Many people now days wish for world peace saying that theyd do anything for world peace. yet dey b discriminating ALL THE TIME... like the blackeyed peas said, "if u only have love for ur own race than that only leaves room to discriminate n to discriminate only generates hate." i dont ONLY mean discrimination against other races.. This also includes prejudices. People claim to want world peace, yet dey are constantly talkin bad a bout someone. i work in the mall n i hear things like " you look white in that." or" your not black u cant weart that" or my manager said "watch the black people they steal cloths alot." yet they want world peace... that includes gay poeples too!!!! straight peopel say dis n dat, sayin its wrong blah blah blah saying the bible says its wrong,... buh lemme break out my bible... it says... "thou shall not hate" and that u should treat others how u want to b treated and that u shouldnt punish others for GOd himself will condemn them. yet by treating them differently they are going against his word too. so people want world peace yet are unwilling to accept others lifestyles, their ethnicity, and how they act. INstead the y just DISCRIMINATE.yet they want world peace.
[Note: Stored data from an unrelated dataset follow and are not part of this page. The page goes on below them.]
bool big_pick_tile(BigParams& p, int bm, int ntb, size_t lds_cap) {
  struct Pick { int th, tw, tight; };
  static std::mutex mu;
  static std::unordered_map<unsigned long long, Pick> memo;
  const unsigned long long key = ((unsigned long long)p.OH << 48) ^ ((unsigned long long)p.OW << 32) ^ ((unsigned long long)bm << 20) ^
                                 ((unsigned long long)ntb << 12) ^ ((unsigned long long)(lds_cap >> 9) << 3) ^ ((unsigned long long)p.KS << 56) ^ (p.KS == 3 ? 4u : 0u) ^
                                 (p.stride == 2 ? 2u : 0u);
  {
    std::lock_guard<std::mutex> lk(mu);
    auto it = memo.find(key);
    if (it != memo.end()) {
      if (it->second.th <= 0) return false;
      p.TH = it->second.th; p.TW = it->second.tw;
      big_halo_geometry(p, it->second.tight != 0);
      return true;
    }
  }
  long best = -1;
  int bth = 0, btw = 0;
  bool btight = false;
  for (int tw = 2; tw <= 256 && tw <= ((p.OW + 1) & ~1); ++tw) {
    int th0 = bm / tw;
    if (th0 > p.OH) th0 = p.OH;
    if (th0 < 1) continue;
    const int thb = cdiv(p.OH, cdiv(p.OH, th0));
    for (int pass = 0; pass < 2; ++pass) {
      const int th = pass ? thb : th0;
      if (pass && thb == th0) break;
      for (int tight = 0; tight < 2; ++tight) {
        p.TH = th; p.TW = tw;
        big_halo_geometry(p, tight != 0);
        const size_t lds = big_halo_bytes(p) + 2 * (size_t)(2 * ntb * 1024) + 256;
        if (lds > lds_cap) continue;
        const long tiles = (long)cdiv(p.OW, tw) * cdiv(p.OH, th);
        const long cost = tiles * 65536 + (long)p.IH * p.IWp;
        if (best < 0 || cost < best) { best = cost; bth = th; btw = tw; btight = tight != 0; }
        break;
      }
    }
  }
  p.TH = bth; p.TW = btw;
  if (best >= 0) big_halo_geometry(p, btight);
  {
    std::lock_guard<std::mutex> lk(mu);
    memo[key] = Pick{best >= 0 ? bth : 0, btw, btight ? 1 : 0};
  }
  return best >= 0;
}

template <int KS, int STRIDE, int WM, int WN, int MT, int NT, int TAIL = 0>
int big_launch_inst(const BigParams& p, size_t lds, hipStream_t s) {
  constexpr int NTB = WN * NT;
  const dim3 grid((unsigned)((long)p.tilesX * p.tilesY * p.N), (unsigned)cdiv(p.NTn, NTB));
  auto kern = conv_big_kernel<KS, STRIDE, WM, WN, MT, NT, TAIL>;
  if (hipError_t e = upa_full_lds<conv_big_kernel<KS, STRIDE, WM, WN, MT, NT, TAIL>>(); e != hipSuccess) {
    upa_set_error("conv_big: cannot raise LDS limit: %s", hipGetErrorString(e));
    return UPA_ELAUNCH;
  }
  hipLaunchKernelGGL(kern, grid, dim3(512), lds, s, p);
  UPA_LAUNCH_CHECK();
  return UPA_OK;
}

template <int KS, int STRIDE, int WM, int WN, int MT, int NT, int TAIL = 0>
int big_launch_pair_inst(const BigParams& p0, const BigParams& p1, size_t lds, hipStream_t s) {
  constexpr int NTB = WN * NT;
  const long t0 = (long)p0.tilesX * p0.tilesY * p0.N, t1 = (long)p1.tilesX * p1.tilesY * p1.N;
  if (cdiv(p0.NTn, NTB) != cdiv(p1.NTn, NTB) || t0 + t1 >= (1L << 31)) return UPA_EUNSUPPORTED;
  const dim3 grid((unsigned)(t0 + t1), (unsigned)cdiv(p0.NTn, NTB));
  if (hipError_t e = upa_full_lds<conv_big_pair_kernel<KS, STRIDE, WM, WN, MT, NT, TAIL>>(); e != hipSuccess) {
    upa_set_error("conv_big: cannot raise LDS limit: %s", hipGetErrorString(e));
    return UPA_ELAUNCH;
  }
  hipLaunchKernelGGL((conv_big_pair_kernel<KS, STRIDE, WM, WN, MT, NT, TAIL>), grid, dim3(512), lds, s, p0, p1, (int)t0);
  UPA_LAUNCH_CHECK();
  return UPA_OK;
}

template <int KS, int STRIDE, int WM, int WN, int MT, int NT, int TAIL = 0>
int big_launch_tri_inst(const BigParams& p0, const BigParams& p1, const BigParams& p2, size_t lds, hipStream_t s) {
  constexpr int NTB = WN * NT;
  const long t0 = (long)p0.tilesX * p0.tilesY * p0.N, t1 = (long)p1.tilesX * p1.tilesY * p1.N, t2 = (long)p2.tilesX * p2.tilesY * p2.N;
  if (cdiv(p0.NTn, NTB) != cdiv(p1.NTn, NTB) || cdiv(p0.NTn, NTB) != cdiv(p2.NTn, NTB) || t0 + t1 + t2 >= (1L << 31)) return UPA_EUNSUPPORTED;
  const dim3 grid((unsigned)(t0 + t1 + t2), (unsigned)cdiv(p0.NTn, NTB));
  if (hipError_t e = upa_full_lds<conv_big_tri_kernel<KS, STRIDE, WM, WN, MT, NT, TAIL>>(); e != hipSuccess) {
    upa_set_error("conv_big: cannot raise LDS limit: %s", hipGetErrorString(e));
    return UPA_ELAUNCH;
  }
  hipLaunchKernelGGL((conv_big_tri_kernel<KS, STRIDE, WM, WN, MT, NT, TAIL>), grid, dim3(512), lds, s, p0, p1, p2, (int)t0, (int)(t0 + t1));
  UPA_LAUNCH_CHECK();
  return UPA_OK;
}

template <class CA, class CB>
int big_launch_mix(const BigParams* pa, int na, const BigParams* pb, int nb, size_t lds, hipStream_t s) {
  long t[4] = {0, 0, 0, 0};
  for (int i = 0; i < na; ++i) { t[i] = (long)pa[i].tilesX * pa[i].tilesY * pa[i].N; if (pa[i].NTn > CA::NTB) return UPA_EUNSUPPORTED; }
  for (int i = 0; i < nb; ++i) { t[2 + i] = (long)pb[i].tilesX * pb[i].tilesY * pb[i].N; if (pb[i].NTn > CB::NTB) return UPA_EUNSUPPORTED; }
  const long tot = t[0] + t[1] + t[2] + t[3];
  if (tot >= (1L << 31)) return UPA_EUNSUPPORTED;
  if (hipError_t e = upa_full_lds<conv_big_mix_kernel<CA, CB>>(); e != hipSuccess) {
    upa_set_error("conv_big: cannot raise LDS limit: %s", hipGetErrorString(e));
    return UPA_ELAUNCH;
  }
  hipLaunchKernelGGL((conv_big_mix_kernel<CA, CB>), dim3((unsigned)tot), dim3(512), lds, s, pa[0], pa[na > 1 ? 1 : 0], pb[0], pb[nb > 1 ? 1 : 0],
                     (int)t[0], (int)(t[0] + t[1]), (int)(t[0] + t[1] + t[2]));
  UPA_LAUNCH_CHECK();
  return UPA_OK;
}

template <int WM, int WN, int MT, int NT>
int big_launch_ks(const BigParams& p, size_t lds, hipStream_t s) {
  if (p.KS == 1) return big_launch_inst<1, 1, WM, WN, MT, NT>(p, lds, s);
  if (p.KS == 2) return big_launch_inst<2, 1, WM, WN, MT, NT>(p, lds, s);
  if (p.stride == 2) return big_launch_inst<3, 2, WM, WN, MT, NT>(p, lds, s);
  return big_launch_inst<3, 1, WM, WN, MT, NT>(p, lds, s);
}
}

extern "C" size_t upa_tail_packed_weight_bytes(int cout, int cin) {
  return (size_t)cdiv(cin, 32) * cdiv(cout, 16) * 1024;
}

static inline unsigned short big_host_bf16(float f) {
  unsigned u;
// ... 129 lines not shown
}

extern "C" int upa_detect_head_tails(const upa_branch_level* box, const upa_branch_level* cls, int count, int nc, float* y, int a_total,
                                     unsigned long long* best_keys, int dtype, const upa_opts* opts, void* stream) {
  UPA_CHECK_ARG(box && cls && count >= 1 && count <= 8, "detect_head_tails: 1..8 levels");
  BigParams pb[8], pc[8];
  int ntbb[8], bmb[8], ntbc[8], bmc[8];
  size_t ldsb[8], ldsc[8];
  for (int i = 0; i < count; ++i) {
    const upa_branch_level& b = box[i];
    const upa_branch_level& c = cls[i];
    if (const int rc = branch_tail_prepare(pb[i], ntbb[i], bmb[i], ldsb[i], b.x, b.n, b.h, b.w, b.c, b.ldx, b.w3_packed, b.b3, b.wt_packed, b.bt,
                                           1, nc, b.stride_px, y, a_total, b.a0, nullptr, dtype, opts); rc != UPA_OK)
      return rc;
    if (const int rc = branch_tail_prepare(pc[i], ntbc[i], bmc[i], ldsc[i], c.x, c.n, c.h, c.w, c.c, c.ldx, c.w3_packed, c.b3, c.wt_packed, c.bt,
                                           2, nc, c.stride_px, y, a_total, c.a0, best_keys, dtype, opts); rc != UPA_OK)
      return rc;
  }
  hipStream_t s = (hipStream_t)stream;
  const int grouping = UPA_OPT(opts, no_group);
  auto mx = [](size_t a, size_t b) { return a > b ? a : b; };
  using Box128 = BigCfg<3, 1, 8, 1, 1, 4, 1>;
  using Cls128 = BigCfg<3, 1, 8, 1, 1, 5, 2>;
  using Box256 = BigCfg<3, 1, 8, 1, 2, 4, 1>;
  using Cls256 = BigCfg<3, 1, 8, 1, 2, 5, 2>;
  for (int i = 0; i < count;) {
    if (grouping != 1 && ntbc[i] == 5) {
      if (i + 1 < count && ntbc[i + 1] == 5 && bmb[i] == 128 && bmb[i + 1] == 128 && bmc[i] == 128 && bmc[i + 1] == 128) {
        const size_t l = mx(mx(ldsb[i], ldsb[i + 1]), mx(ldsc[i], ldsc[i + 1]));
        const int rc = big_launch_mix<Cls128, Box128>(pc + i, 2, pb + i, 2, l, s);
        if (rc == UPA_OK) { i += 2; continue; }
        if (rc != UPA_EUNSUPPORTED) return rc;
      }
      if (bmb[i] == bmc[i]) {
        const size_t l = mx(ldsb[i], ldsc[i]);
        const int rc = bmb[i] == 128 ? big_launch_mix<Cls128, Box128>(pc + i, 1, pb + i, 1, l, s) : big_launch_mix<Cls256, Box256>(pc + i, 1, pb + i, 1, l, s);
        if (rc == UPA_OK) { ++i; continue; }
        if (rc != UPA_EUNSUPPORTED) return rc;
      }
    }
    if (const int rc = branch_tail_launch(pb[i], 1, ntbb[i], bmb[i], ldsb[i], s); rc != UPA_OK) return rc;
    if (const int rc = branch_tail_launch(pc[i], 2, ntbc[i], bmc[i], ldsc[i], s); rc != UPA_OK) return rc;
    ++i;
  }
  return UPA_OK;
}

HONESTLY THOUGH... i dont want world peace. might sound wierd buh think about it... world peace means no hate. or jealousy. if you think about it THAT is HUMAN NATURE. so basically inorder for no hate or jealousy EVERY ONE WOULD HAVE TO B THE SAME. theere could be no individuality there could b no difference in appearce either. I LOVE being me,.... my drama n everything that isJUST ALL ME... i hate it for the time being buh it helps me b who i am today.  WORLD peace... NEVER EVER will happen. people will always b jealous. always hate. the closest we can ever get to world peace is to stop being prejudice and discriminating.